=== ACTION ITEM ===
Scan the data, and whenever a line contains "THREADS", copy it.

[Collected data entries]
= Beginning of Section =

# uber-research/UPSNet

Measured on NVIDIA H100. Metric: panoptic images/sec at 1024x2048, higher is better.
Workload: dtype bf16x3

## Files before the change

upsnet_b200/csrc/dcn_win.cu:

```cuda
#include <cuda.h>
#include <cuda_bf16.h>

#include "common.cuh"
#include "tc_ptx.cuh"
#include "tc_params.cuh"

namespace ups {

constexpr int DW_BM = 128;
constexpr int DW_WW = 32, DW_WH = 20;
constexpr int DW_PLANE = DW_WW * DW_WH * 32;
constexpr int DW_WIN_BYTES = 2 * DW_PLANE;
constexpr int DW_WIN_BUFS = 2;
constexpr int DW_KHW = 9;
constexpr int DW_GROUPS = 2;
constexpr int DW_EPI_PITCH = 36;
constexpr uint32_t DW_EPI_BYTES = DW_BM * DW_EPI_PITCH * 4;

constexpr uint32_t DW_OFF_BARS = 0;
constexpr uint32_t DW_OFF_STATS = 192;
constexpr uint32_t DW_OFF_ORG = 256;
constexpr uint32_t DW_OFF_TW = 512;
constexpr uint32_t DW_OFF_TP = DW_OFF_TW + DW_KHW * DW_BM * 16;
constexpr uint32_t DW_OFF_STAGES = DW_OFF_TP + DW_KHW * DW_BM * 4;
static_assert(DW_OFF_STAGES % 1024 == 0, "stage buffers need 1024-byte alignment (SWIZZLE_128B)");

template <int BN> struct DwCfg {
  static constexpr int NCW = BN == 128 ? 2 : 1;
  static constexpr int FRAGS = 2 / NCW;
  static constexpr int BK = BN == 128 ? 32 : 64;
  static constexpr int SPK = BK / 16;
  static constexpr int ROWB = BK * 2;
  static constexpr int CONSUMERS = 128 * NCW;
  static constexpr int WARP_TMAB = CONSUMERS / 32, WARP_TMAW = WARP_TMAB + 1, WARP_PROD0 = WARP_TMAB + 4;
  static constexpr int GROUP = 4 * (SPK / 2) * 32;
  static constexpr int PRODUCERS = GROUP * DW_GROUPS;
  static constexpr int THREADS = WARP_PROD0 * 32 + PRODUCERS;
  static constexpr int WARPGROUPS = THREADS / 128;
  static constexpr int REGS_LAUNCH = 16384 / (32 * ((THREADS / 32 + 3) / 4)) / 8 * 8;
  static constexpr int REGS_TMA = 32, REGS_CONSUMER = 128;
  static_assert(NCW * REGS_CONSUMER + REGS_TMA + (PRODUCERS / 128) * REGS_LAUNCH <= WARPGROUPS * REGS_LAUNCH,
                "setmaxnreg budgets exceed the CTA's register allocation");
  static constexpr int TABLE_IT = (DW_KHW * DW_BM + PRODUCERS - 1) / PRODUCERS;
  static constexpr uint32_t A_BYTES = 2 * DW_BM * ROWB;
  static constexpr uint32_t B_BYTES = BN * ROWB;
  static constexpr uint32_t STAGE_BYTES = 2 * B_BYTES + A_BYTES;
  static_assert(STAGE_BYTES % 1024 == 0, "stages must keep the 1024-byte alignment of the swizzled tiles");
  static constexpr int STAGES = BN == 128 ? 3 : 2;
  static_assert(STAGES <= 3, "the barrier map holds three stages");
  static constexpr uint32_t OFF_WIN = DW_OFF_STAGES + STAGES * STAGE_BYTES;
  static constexpr uint32_t OFF_EPI = OFF_WIN + DW_WIN_BUFS * DW_WIN_BYTES;
  static constexpr uint32_t SMEM = OFF_EPI + DW_EPI_BYTES + 1024;
  static_assert(SMEM <= 227 * 1024, "shared memory exceeds 227 KB");
};
template <int ROWB> __device__ __forceinline__ uint32_t dw_chunk(uint32_t j, uint32_t r) {
  return ROWB == 128 ? (j ^ (r & 7u)) : (j ^ ((r >> 1) & 3u));
}

struct DwParams {
  const void* x;
  const float* offset;
  const float* mask;
  const float* bias;
  void* y;
  int N, H, W, Cin, Cout, Cout_pad, Ho, Wo, ph, pw, dh, dw, relu, BN, tile_w, tile_h;
};
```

= End of Section =

=== TASK RESPONSE ===
  static constexpr int THREADS = WARP_PROD0 * 32 + PRODUCERS;
  static constexpr int WARPGROUPS = THREADS / 128;
  static constexpr int REGS_LAUNCH = 16384 / (32 * ((THREADS / 32 + 3) / 4)) / 8 * 8;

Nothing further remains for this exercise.